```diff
diff --git a/uaps_amd/config.py b/uaps_amd/config.py
--- a/uaps_amd/config.py
+++ b/uaps_amd/config.py
@@ -26,6 +26,7 @@
     "UAPS_FUSED_BN_CONV": "BatchNorm + LeakyReLU applied in the consuming convolution's staging",
     "UAPS_DECODER_STREAMS": "one HIP stream per auxiliary decoder (bench.py switches it on for the headline)",
     "UAPS_STAT_SHIFT": "BatchNorm partial sums formed about running_mean - conv bias",
+    "UAPS_DIAG_NO_UP_ROWS": "the bilinear x2 gradient fold on the 32-column tile kernels instead of the band-streaming form (A/B; default: band-streaming)",
     "UAPS_INPUT_IN_GRAPH": "the captured step reads the batch from its own static input buffers (filled by the concatenation kernel)",
 }
 
diff --git a/uaps_amd/csrc/resample.hip b/uaps_amd/csrc/resample.hip
--- a/uaps_amd/csrc/resample.hip
+++ b/uaps_amd/csrc/resample.hip
@@ -3,9 +3,13 @@
 #include "../../include/uaps_hip.h"
 #include "hints.hpp"
 #include "rn_math.hpp"
+#include "resample_taps.hpp"
 
 namespace {
 using uaps::mul_rn;
+using uaps::tap_first;
+using uaps::tap_next;
+using uaps::tap_weight;
 constexpr int kThreads = 256;
 inline int grid_for(long work, int cap = 4096) {
     long b = (work + kThreads - 1) / kThreads;
@@ -120,14 +124,6 @@
 }
 
 constexpr int kLx = 32, kPc = 2 * kLx + 8;
-
-__device__ __forceinline__ float tap_weight(float r, int o, int n_out, int n_in, int i) {
-    if (o < 0 || o >= n_out) return 0.f;
-    const float sx = mul_rn(r, (float)o);
-    const int i0 = (int)sx, i1 = i0 + (i0 < n_in - 1 ? 1 : 0);
-    const float l1 = sx - i0, l0 = 1.f - l1;
-    return (i0 == i ? l0 : 0.f) + (i1 == i ? l1 : 0.f);
-}
 
 template <int kLy>
 __global__ __launch_bounds__(kThreads) void up_cat_bwd_low_kernel(const float* __restrict__ dout, float* __restrict__ dlow, int B,
@@ -181,9 +177,9 @@
         const float2* a2 = reinterpret_cast<const float2*>(&sA[r * kPc + 2 * lx]);
         const float2 p0 = a2[0], p1 = a2[1], p2 = a2[2], p3 = a2[3];
         const float a[7] = {p0.y, p1.x, p1.y, p2.x, p2.y, p3.x, p3.y};
-        float row = 0.f;
-#pragma unroll
-        for (int k = 0; k < 7; ++k) row += wx[k] * a[k];
+        float row = tap_first(wx[0], a[0]);
+#pragma unroll
+        for (int k = 1; k < 7; ++k) row = tap_next(row, wx[k], a[k]);
         sT[r * kLx + lx] = row;
     }
     __syncthreads();
@@ -191,9 +187,9 @@
     for (int j = 0; j < kLy / 8; ++j) {
         const int ly = ly0 + 8 * j, iy = iy0 + ly;
         if (ix < w && iy < h) {
-            float acc = 0.f;
-#pragma unroll
-            for (int k = 0; k < 7; ++k) acc += sWy[ly][k] * sT[(2 * ly + k) * kLx + lx];
+            float acc = tap_first(sWy[ly][0], sT[(2 * ly) * kLx + lx]);
+#pragma unroll
+            for (int k = 1; k < 7; ++k) acc = tap_next(acc, sWy[ly][k], sT[(2 * ly + k) * kLx + lx]);
             dlow[(((long)b * Cl + c) * h + iy) * w + ix] = acc;
         }
     }
@@ -267,6 +263,8 @@
         else
             hipLaunchKernelGGL(slice_channels_kernel<false>, dim3(grid_for((long)B * Cs * HW)), dim3(kThreads), 0, s, dout, dskip, B, Cs + Cl, 0, Cs, HW);
     }
+    if (W % 4 == 0 && al16(dout) && !(uaps_conv_get_tuning() & UAPS_TUNE_NO_UP_ROWS))
+        return uaps::up_fold_rows(dout, dlow, B, Cs, Cl, h, w, rh, rw, s);
     const int ly = h >= 32 ? 32 : 8;
     const int tiles_x = (w + kLx - 1) / kLx, tiles_y = (h + ly - 1) / ly;
     const long nblk = (long)B * Cl * tiles_x * tiles_y;
diff --git a/uaps_amd/csrc/resample_rows.hip b/uaps_amd/csrc/resample_rows.hip
--- /dev/null
+++ b/uaps_amd/csrc/resample_rows.hip
@@ -0,0 +1,148 @@
+#include <hip/hip_runtime.h>
+#include <stdint.h>
+#include "../../include/uaps_hip.h"
+#include "resample_taps.hpp"
+
+namespace {
+using uaps::tap_first;
+using uaps::tap_next;
+using uaps::tap_weight;
+
+#ifndef UAPS_FOLD_BAND
+#define UAPS_FOLD_BAND 64
+#endif
+constexpr int kRowT = 64, kRowR = 8, kRowBand = UAPS_FOLD_BAND, kRowPairs = (kRowBand + 3 + 3) & ~3;
+static_assert(kRowBand >= 4 && kRowBand <= 64, "the pair table is sized for bands of at most 64 rows");
+
+__device__ __forceinline__ float fold_x(const float* __restrict__ s, const float (&wx)[7]) {
+    const float2* a2 = reinterpret_cast<const float2*>(s);
+    const float2 p0 = a2[0], p1 = a2[1], p2 = a2[2], p3 = a2[3];
+    const float a[7] = {p0.y, p1.x, p1.y, p2.x, p2.y, p3.x, p3.y};
+    float row = tap_first(wx[0], a[0]);
+#pragma unroll
+    for (int k = 1; k < 7; ++k) row = tap_next(row, wx[k], a[k]);
+    return row;
+}
+
+typedef float f4 __attribute__((ext_vector_type(4)));
+
+template <int TW, bool HALO>
+__global__ __launch_bounds__(kRowT) void up_fold_rows_kernel(const float* __restrict__ dout, float* __restrict__ dlow, int Cs, int Cl,
+                                                             int h, int w, float rh, float rw, int nseg, int bands, int bh, int ncu) {
+    constexpr int G = kRowT / TW, RS = 2 * TW + 8, L4 = TW / 2, NL = G * kRowR * L4 / kRowT;
+    static_assert(!HALO || G == 1, "segments with a halo are one per workgroup");
+    __shared__ __attribute__((aligned(16))) float sA[2][G * kRowR * RS];
+    __shared__ __attribute__((aligned(16))) float sP[kRowPairs * 8];
+    const int H = 2 * h, W = 2 * w, Ct = Cs + Cl, t = threadIdx.x;
+    const int band = blockIdx.x % bands;
+    const int cg = blockIdx.x / bands;
+    const int iy0 = band * bh, iy1 = min(iy0 + bh, h);
+    const int npairs = (iy1 - iy0 + 3 + 3) & ~3;
+    const int oy_first = 2 * (iy0 - 2);
+    const float* src[NL];
+    int srow[NL], sdst[NL];
+#pragma unroll
+    for (int i = 0; i < NL; ++i) {
+        const int q = t + kRowT * i, gq = q / (kRowR * L4), rem = q % (kRowR * L4), r = rem / L4, c4 = rem % L4;
+        const int cu = cg * G + gq;
+        const int plane = HALO ? cu / nseg : cu, seg = HALO ? cu - plane * nseg : 0;
+        const int ox = 2 * seg * TW + 4 * c4;
+        const int b = plane / Cl, c = plane - b * Cl;
+        src[i] = (cu < ncu && ox < W) ? dout + (((long)b * Ct + Cs + c) * H) * W + ox : nullptr;
+        srow[i] = r;
+        sdst[i] = (gq * kRowR + r) * RS + 4 + 4 * c4;
+    }
+    const int g = t / TW, lx = t % TW;
+    const int cu = cg * G + g;
+    const int plane = HALO ? cu / nseg : cu, seg = HALO ? cu - plane * nseg : 0;
+    const int ix = seg * TW + lx;
+    const bool mine = cu < ncu && ix < w;
+    float wx[7];
+#pragma unroll
+    for (int k = 0; k < 7; ++k) wx[k] = tap_weight(rw, 2 * ix - 3 + k, W, w, ix);
+    const float* hsrc = nullptr;
+    int hdst = 0;
+    if (HALO) {
+        const int r = t >> 1, side = t & 1, ox = side ? 2 * seg * TW + 2 * TW : 2 * seg * TW - 4;
+        if (t < 2 * kRowR && cu < ncu && ox >= 0 && ox < W) {
+            const int b = plane / Cl, c = plane - b * Cl;
+            hsrc = dout + (((long)b * Ct + Cs + c) * H) * W + ox;
+        }
+        hdst = r * RS + (side ? 4 + 2 * TW : 0);
+    } else {
+        for (int u = t; u < 2 * G * kRowR * 2; u += kRowT) {
+            const int side = u & 1, r = u >> 1;
+            *reinterpret_cast<float4*>(&sA[0][r * RS + (side ? 4 + 2 * TW : 0)]) = make_float4(0.f, 0.f, 0.f, 0.f);
+        }
+    }
+    for (int u = t; u < npairs * 8; u += kRowT) {
+        const int j = iy0 - 2 + (u >> 3), k = u & 7;
+        const int iy = j + (k < 3 ? k - 1 : (k < 6 ? k - 4 : 2)), tap = k < 3 ? 5 - 2 * k : (k < 6 ? 12 - 2 * k : 0);
+        sP[u] = (k < 7 && iy >= 0 && iy < h) ? tap_weight(rh, 2 * iy - 3 + tap, H, h, iy) : 0.f;
+    }
+    const f4 zero4 = {0.f, 0.f, 0.f, 0.f};
+    f4 v[NL], hv = zero4;
+#pragma unroll
+    for (int i = 0; i < NL; ++i) {
+        const int oy = oy_first + srow[i];
+        v[i] = (src[i] && oy >= 0 && oy < H) ? *reinterpret_cast<const f4*>(src[i] + (long)oy * W) : zero4;
+    }
+    if (HALO && t < 2 * kRowR) {
+        const int oy = oy_first + (t >> 1);
+        hv = (hsrc && oy >= 0 && oy < H) ? *reinterpret_cast<const f4*>(hsrc + (long)oy * W) : zero4;
+    }
+    float a0 = 0.f, a1 = 0.f, a2 = 0.f, a3 = 0.f;
+    float* orow = dlow + ((long)plane * h + (iy0 - 3)) * w + ix;
+    const int nst = npairs / (kRowR / 2);
+    for (int st = 0; st < nst; ++st) {
+        float* buf = sA[st & 1];
+#pragma unroll
+        for (int i = 0; i < NL; ++i) *reinterpret_cast<f4*>(&buf[sdst[i]]) = v[i];
+        if (HALO && t < 2 * kRowR) *reinterpret_cast<f4*>(&buf[hdst]) = hv;
+        __syncthreads();
+        if (st + 1 < nst) {
+            const int oyb = oy_first + kRowR * (st + 1);
+#pragma unroll
+            for (int i = 0; i < NL; ++i) {
+                const int oy = oyb + srow[i];
+                v[i] = (src[i] && oy >= 0 && oy < H) ? *reinterpret_cast<const f4*>(src[i] + (long)oy * W) : zero4;
+            }
+            if (HALO && t < 2 * kRowR) {
+                const int oy = oyb + (t >> 1);
+                hv = (hsrc && oy >= 0 && oy < H) ? *reinterpret_cast<const f4*>(hsrc + (long)oy * W) : zero4;
+            }
+        }
+        const float* rows = buf + g * kRowR * RS + 2 * lx;
+#pragma unroll
+        for (int pr = 0; pr < kRowR / 2; ++pr) {
+            const int jm1 = iy0 - 3 + st * (kRowR / 2) + pr;
+            const float te = fold_x(rows + (2 * pr) * RS, wx), to = fold_x(rows + (2 * pr + 1) * RS, wx);
+            const float4 pa = *reinterpret_cast<const float4*>(&sP[(st * (kRowR / 2) + pr) * 8]);
+            const float4 pb = *reinterpret_cast<const float4*>(&sP[(st * (kRowR / 2) + pr) * 8 + 4]);
+            a0 = tap_next(a0, pa.x, te); a1 = tap_next(a1, pa.y, te); a2 = tap_next(a2, pa.z, te);
+            a0 = tap_next(a0, pa.w, to); a1 = tap_next(a1, pb.x, to); a2 = tap_next(a2, pb.y, to);
+            a3 = tap_first(pb.z, to);
+            if (mine && jm1 >= iy0 && jm1 < iy1) *orow = a0;
+            orow += w;
+            a0 = a1; a1 = a2; a2 = a3;
+        }
+    }
+}
+}
+
+int uaps::up_fold_rows(const float* dout, float* dlow, int B, int Cs, int Cl, int h, int w, float rh, float rw, hipStream_t s) {
+    const int tw = w <= 16 ? 16 : (w <= 32 ? 32 : 64);
+    const int nseg = (w + tw - 1) / tw;
+    const long ncu = (long)B * Cl * nseg, ngrp = (ncu + kRowT / tw - 1) / (kRowT / tw);
+    int bh = kRowBand;
+    while (bh > 16 && ngrp * ((h + bh - 1) / bh) < 2048) bh /= 2;
+    const int bands = (h + bh - 1) / bh;
+    const long nblk = ngrp * bands;
+    if (nblk > 0x7fffffffL || ncu + kRowT > 0x7fffffffL) return UAPS_ERANGE;
+    const dim3 grid((unsigned)nblk), blk(kRowT);
+    if (tw == 16) hipLaunchKernelGGL((up_fold_rows_kernel<16, false>), grid, blk, 0, s, dout, dlow, Cs, Cl, h, w, rh, rw, nseg, bands, bh, (int)ncu);
+    else if (tw == 32) hipLaunchKernelGGL((up_fold_rows_kernel<32, false>), grid, blk, 0, s, dout, dlow, Cs, Cl, h, w, rh, rw, nseg, bands, bh, (int)ncu);
+    else if (nseg == 1) hipLaunchKernelGGL((up_fold_rows_kernel<64, false>), grid, blk, 0, s, dout, dlow, Cs, Cl, h, w, rh, rw, nseg, bands, bh, (int)ncu);
+    else hipLaunchKernelGGL((up_fold_rows_kernel<64, true>), grid, blk, 0, s, dout, dlow, Cs, Cl, h, w, rh, rw, nseg, bands, bh, (int)ncu);
+    return (int)hipGetLastError();
+}
diff --git a/uaps_amd/csrc/resample_taps.hpp b/uaps_amd/csrc/resample_taps.hpp
--- /dev/null
+++ b/uaps_amd/csrc/resample_taps.hpp
@@ -0,0 +1,17 @@
+#pragma once
+#include <hip/hip_runtime.h>
+#include "rn_math.hpp"
+namespace uaps {
+__device__ __forceinline__ float tap_first(float w, float a) { return __builtin_fmaf(w, a, 0.f); }
+__device__ __forceinline__ float tap_next(float acc, float w, float a) { return add_rn(acc, mul_rn(w, a)); }
+
+__device__ __forceinline__ float tap_weight(float r, int o, int n_out, int n_in, int i) {
+    if (o < 0 || o >= n_out) return 0.f;
+    const float sx = mul_rn(r, (float)o);
+    const int i0 = (int)sx, i1 = i0 + (i0 < n_in - 1 ? 1 : 0);
+    const float l1 = sx - i0, l0 = 1.f - l1;
+    return (i0 == i ? l0 : 0.f) + (i1 == i ? l1 : 0.f);
+}
+
+int up_fold_rows(const float* dout, float* dlow, int B, int Cs, int Cl, int h, int w, float rh, float rw, hipStream_t s);
+}
```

......

#### Exercise prompt:
Take each line from the preceding material that contains "hsrc" and copy it.

#### Your response:
+    const float* hsrc = nullptr;
+            hsrc = dout + (((long)b * Ct + Cs + c) * H) * W + ox;
+        hv = (hsrc && oy >= 0 && oy < H) ? *reinterpret_cast<const f4*>(hsrc + (long)oy * W) : zero4;
+                hv = (hsrc && oy >= 0 && oy < H) ? *reinterpret_cast<const f4*>(hsrc + (long)oy * W) : zero4;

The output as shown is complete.